Instituto de Física Interdisciplinar y Sistemas Complejos IFISC (CSIC-UIB), 07122 Palma de Mallorca

Received  July 2014 Revised  November 2014 Published  February 2015

Dynamic population models are based on the Verhulst's equation (logisitic equation), where the classic Malthusian growth rate is damped by intraspecific competition terms.
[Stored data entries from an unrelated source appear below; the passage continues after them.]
# liuli33/CMLPL

Measured on AMD Instinct MI355X. Metric: HSI patches/sec per training step, higher is better.
Workload: dtype f32 (convolutions: f32 operands as 3 exact bf16 pieces on the bf16 MFMA, 6 of 9 piece products, f32 accumulate, per-product worst case 2^-21 -- conv1's tap loops of the per-sample kernels as 2 fp16 pieces with power-of-two operand scales, 3 piece products, worst case 2^-20 / mean 2^-23, falling back; 1 GPU; B2: synthetic PaviaU-shaped patches 11x11x103, spectrum 103, 9 classes, 128 labelled + 128 unlabelled rows per GPU (batch 256), dual BaseNet2 fwd/bwd + contrastive/mutual losses + bank + Adam, epoch 1 (memory-bank smoothing active), in-kernel PCG4D noise / Philox dropout; global_batch=256, parallelism=dp1

## Files before the change

### cmlpl_amd/csrc/conv0.hip

```cpp
#include "common.hpp"
#include "kernels.hpp"
#include "gemm_tn.hpp"

namespace cmlpl {

constexpr int C0_KMAX = 128;

template <int KCAP>
__global__ __launch_bounds__(256) void conv0_fwd_kernel(const float* __restrict__ xn, const float* __restrict__ w0t,
                                                        long long w0t_ns, const float* __restrict__ b,
                                                        long long pstride, float* __restrict__ a0, int n, int C,
                                                        int HW) {
  extern __shared__ __attribute__((aligned(16))) float wl[];
  const int tid = threadIdx.x, lane = tid & 63, l31 = lane & 31, hh = lane >> 5;
  const int wave = __builtin_amdgcn_readfirstlane(tid >> 6);
  const int net = blockIdx.y;
  const int Cp = (C + 1) & ~1, KK = Cp >> 1;
  const long long M = (long long)n * HW;
  const long long m = ((long long)blockIdx.x * 4 + wave) * 32 + l31;
  const long long mm = (m < M) ? m : 0;
  const int sample = (int)(mm / HW), pix = (int)(mm - (long long)sample * HW);
  const float* ap = xn + ((long long)net * n + sample) * C * HW + pix;
  float av[KCAP];
#pragma unroll
  for (int q = 0; q < KCAP; ++q) {
    const int c = 2 * q + hh;
    const bool ok = (q < KK) && (c < C);
    const float v = ap[(long long)(ok ? c : 0) * HW];
    av[q] = ok ? v : 0.f;
  }
  const float4* wsrc = (const float4*)(w0t + (long long)net * w0t_ns);
  staged_copy<8, float4>(Cp * 16, tid, [&](int i) { return wsrc[i]; }, [&](int i, float4 v) { ((float4*)wl)[i] = v; });
  __syncthreads();
  f32x16 acc0 = zero16(), acc1 = zero16();
#pragma unroll
  for (int q = 0; q < KCAP; ++q) {
    if (q < KK) {
      const int c = 2 * q + hh;
      acc0 = mfma32(av[q], wl[c * 64 + l31], acc0);
      acc1 = mfma32(av[q], wl[c * 64 + 32 + l31], acc1);
    }
  }
  const float* bias = b + (long long)net * pstride;
  const float bv0 = bias[l31], bv1 = bias[32 + l31];
  const long long mbase = ((long long)blockIdx.x * 4 + wave) * 32;
  float* out = a0 + (long long)net * M * 64;
#pragma unroll
  for (int r = 0; r < 16; ++r) {
    const long long mr = mbase + acc_row(r, lane);
    if (mr < M) {
      out[mr * 64 + l31] = acc0[r] + bv0;
      out[mr * 64 + 32 + l31] = acc1[r] + bv1;
    }
  }
}

hipError_t launch_conv0_fwd(int nets, int n, int C, int HW, const float* xn, const float* w0t, long long w0t_ns,
                            const float* b, long long pstride, float* a0, hipStream_t st) {
  const long long M = (long long)n * HW;
  const int KK = ((C + 1) & ~1) / 2;
  if (KK > C0_KMAX) return hipErrorInvalidValue;
  const size_t lds = (size_t)2 * KK * 64 * 4;
  dim3 grid((unsigned)((M + 127) / 128), nets);
  if (KK <= 32)      hipLaunchKernelGGL((conv0_fwd_kernel<32>), grid, dim3(256), lds, st, xn, w0t, w0t_ns, b, pstride, a0, n, C, HW);
  else if (KK <= 64) hipLaunchKernelGGL((conv0_fwd_kernel<64>), grid, dim3(256), lds, st, xn, w0t, w0t_ns, b, pstride, a0, n, C, HW);
  else               hipLaunchKernelGGL((conv0_fwd_kernel<128>), grid, dim3(256), lds, st, xn, w0t, w0t_ns, b, pstride, a0, n, C, HW);
  return hipGetLastError();
}

constexpr int C0A_SP = 132;
struct Conv0aArgs {
  XSrc xs; const float* w0b3; long long w0b3_ns; const float* b; long long pstride;
  float* a0; float* xn;
  int n, C, HW;
};

template <int KQMAX>
__global__ __launch_bounds__(256, KQMAX <= 4 ? 4 : 2) void conv0a_fwd_kernel(Conv0aArgs a) {
  extern __shared__ __attribute__((aligned(16))) float slab[];
  const int tid = threadIdx.x, lane = tid & 63, l31 = lane & 31, hh = lane >> 5;
  const int wave = __builtin_amdgcn_readfirstlane(tid >> 6);
  const int s = blockIdx.y, net = blockIdx.z, p0 = blockIdx.x * 128;
  const int C = a.C, HW = a.HW, KQ0 = (C + 15) >> 4;
  const int npx = (HW - p0 < 128) ? HW - p0 : 128, np8 = npx >> 3;
  const long long per = (long long)C * HW;
  const float* xrow = xsrc_row(a.xs, net, s, per);
  const float sigma = a.xs.sigma;
  const float* nzrow = (sigma != 0.f) ? xsrc_noise_row(a.xs, net, s, per) : nullptr;
  const uint64_t gs = xsrc_global_sample(a.xs, s), rstep = xsrc_step(a.xs);
  float* xnrow = (a.xn != nullptr) ? a.xn + ((long long)net * a.n + s) * per : nullptr;
  const uint4* wq = (const uint4*)(a.w0b3 + (long long)net * a.w0b3_ns) + lane;
  constexpr int NI = (KQMAX * 16 * 16 + 255) / 256;
  const int items = C * np8;
  const uint32_t mg = (np8 <= 1) ? 0u : (uint32_t)((0x100000000ULL + (uint32_t)np8 - 1) / (uint32_t)np8);
  float4 v0[NI], v1[NI];
  int cc[NI], jj[NI];
#pragma unroll
  for (int q = 0; q < NI; ++q) {
    const int it = tid + 256 * q;
    const int itc = it < items ? it : 0;
    cc[q] = mg == 0u ? itc : (int)__umulhi((uint32_t)itc, mg);
    jj[q] = itc - cc[q] * np8;
    const float* src = xrow + (long long)cc[q] * HW + p0 + 8 * jj[q];
    v0[q] = *(const float4*)src; v1[q] = *(const float4*)(src + 4);
  }
  if (sigma != 0.f) {
#pragma unroll
    for (int q = 0; q < NI; ++q) {
      const long long e = (long long)cc[q] * HW + p0 + 8 * jj[q];
      float4 z0, z1;
      if (nzrow != nullptr) { z0 = *(const float4*)(nzrow + e); z1 = *(const float4*)(nzrow + e + 4); }
      else noise_normal8(a.xs.seed, rstep, STREAM_NOISE_XP + net, gs, (uint32_t)(e >> 3), z0, z1);
      v0[q].x = fmaf(z0.x, sigma, v0[q].x); v0[q].y = fmaf(z0.y, sigma, v0[q].y);
      v0[q].z = fmaf(z0.z, sigma, v0[q].z); v0[q].w = fmaf(z0.w, sigma, v0[q].w);
      v1[q].x = fmaf(z1.x, sigma, v1[q].x); v1[q].y = fmaf(z1.y, sigma, v1[q].y);
      v1[q].z = fmaf(z1.z, sigma, v1[q].z); v1[q].w = fmaf(z1.w, sigma, v1[q].w);
    }
  }
#pragma unroll
  for (int q = 0; q < NI; ++q) {
    if (tid + 256 * q < items) {
      float* d = slab + cc[q] * C0A_SP + 8 * jj[q];
      *(float4*)d = v0[q]; *(float4*)(d + 4) = v1[q];
      if (xnrow != nullptr) {
        float* g = xnrow + (long long)cc[q] * HW + p0 + 8 * jj[q];
        *(float4*)g = v0[q]; *(float4*)(g + 4) = v1[q];
      }
    }
  }
  uint4 bw[2][6];
#pragma unroll
  for (int kq = 0; kq < 2; ++kq)
#pragma unroll
    for (int i = 0; i < 6; ++i) bw[kq][i] = wq[(((kq < KQ0 ? kq : 0) * 3 + (i >> 1)) * 2 + (i & 1)) * 64];
  for (int i = C * C0A_SP + tid; i < KQ0 * 16 * C0A_SP; i += 256) slab[i] = 0.f;
  if (npx < 128)
    for (int i = tid; i < C * (128 - npx); i += 256) { const int c = i / (128 - npx); slab[c * C0A_SP + npx + (i - c * (128 - npx))] = 0.f; }
  __syncthreads();
  if (32 * wave >= npx) return;
  f32x16 z0 = zero16(), z1 = zero16();
  const float* ap = slab + 8 * hh * C0A_SP + 32 * wave + l31;
  float rn[8];
#pragma unroll
  for (int j = 0; j < 8; ++j) rn[j] = ap[j * C0A_SP];
#pragma unroll
  for (int kq = 0; kq < KQMAX; ++kq) {
    if (kq < KQ0) {
      uint4 A1, A2, A3;
      a_split(make_float4(rn[0], rn[1], rn[2], rn[3]), make_float4(rn[4], rn[5], rn[6], rn[7]), A1, A2, A3);
      if (kq + 1 < KQ0) {
#pragma unroll
        for (int j = 0; j < 8; ++j) rn[j] = ap[((kq + 1) * 16 + j) * C0A_SP];
      }
      const uint4 (&b)[6] = bw[kq & 1];
      z0 = mfma_b3(A1, A2, A3, b[0], b[2], b[4], z0);
      z1 = mfma_b3(A1, A2, A3, b[1], b[3], b[5], z1);
      if (kq + 2 < KQ0) {
#pragma unroll
        for (int i = 0; i < 6; ++i) bw[kq & 1][i] = wq[(((kq + 2) * 3 + (i >> 1)) * 2 + (i & 1)) * 64];
      }
    }
  }
  const float* bias = a.b + (long long)net * a.pstride;
  const float bv0 = bias[l31], bv1 = bias[32 + l31];
  float* out = a.a0 + (((long long)net * a.n + s) * HW + p0 + 32 * wave) * 64;
#pragma unroll
  for (int r = 0; r < 16; ++r) {
    const int m = acc_row(r, lane);
    if (32 * wave + m < npx) {
      out[(long long)m * 64 + l31] = z0[r] + bv0;
      out[(long long)m * 64 + 32 + l31] = z1[r] + bv1;
    }
  }
}
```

Mainstream population models for mutualism are modifications of the logistic equation with additional terms to account for the benefits produced by the interspecies interactions. These models have shortcomings as the population divergence under some conditions (May's equations) or a mathematical complexity that difficults their analytical treatment (Wright's type II models). In this work, we introduce a model for the population dynamics in mutualism inspired by the logistic equation but cured of divergences. The model is also mathematically more simple than the type II. We use numerical simulations to study the model stability in more general interaction scenarios. Despite its simplicity, our results suggest that the model dynamics are rich and may be used to gain further insights in the dynamics of mutualistic interactions.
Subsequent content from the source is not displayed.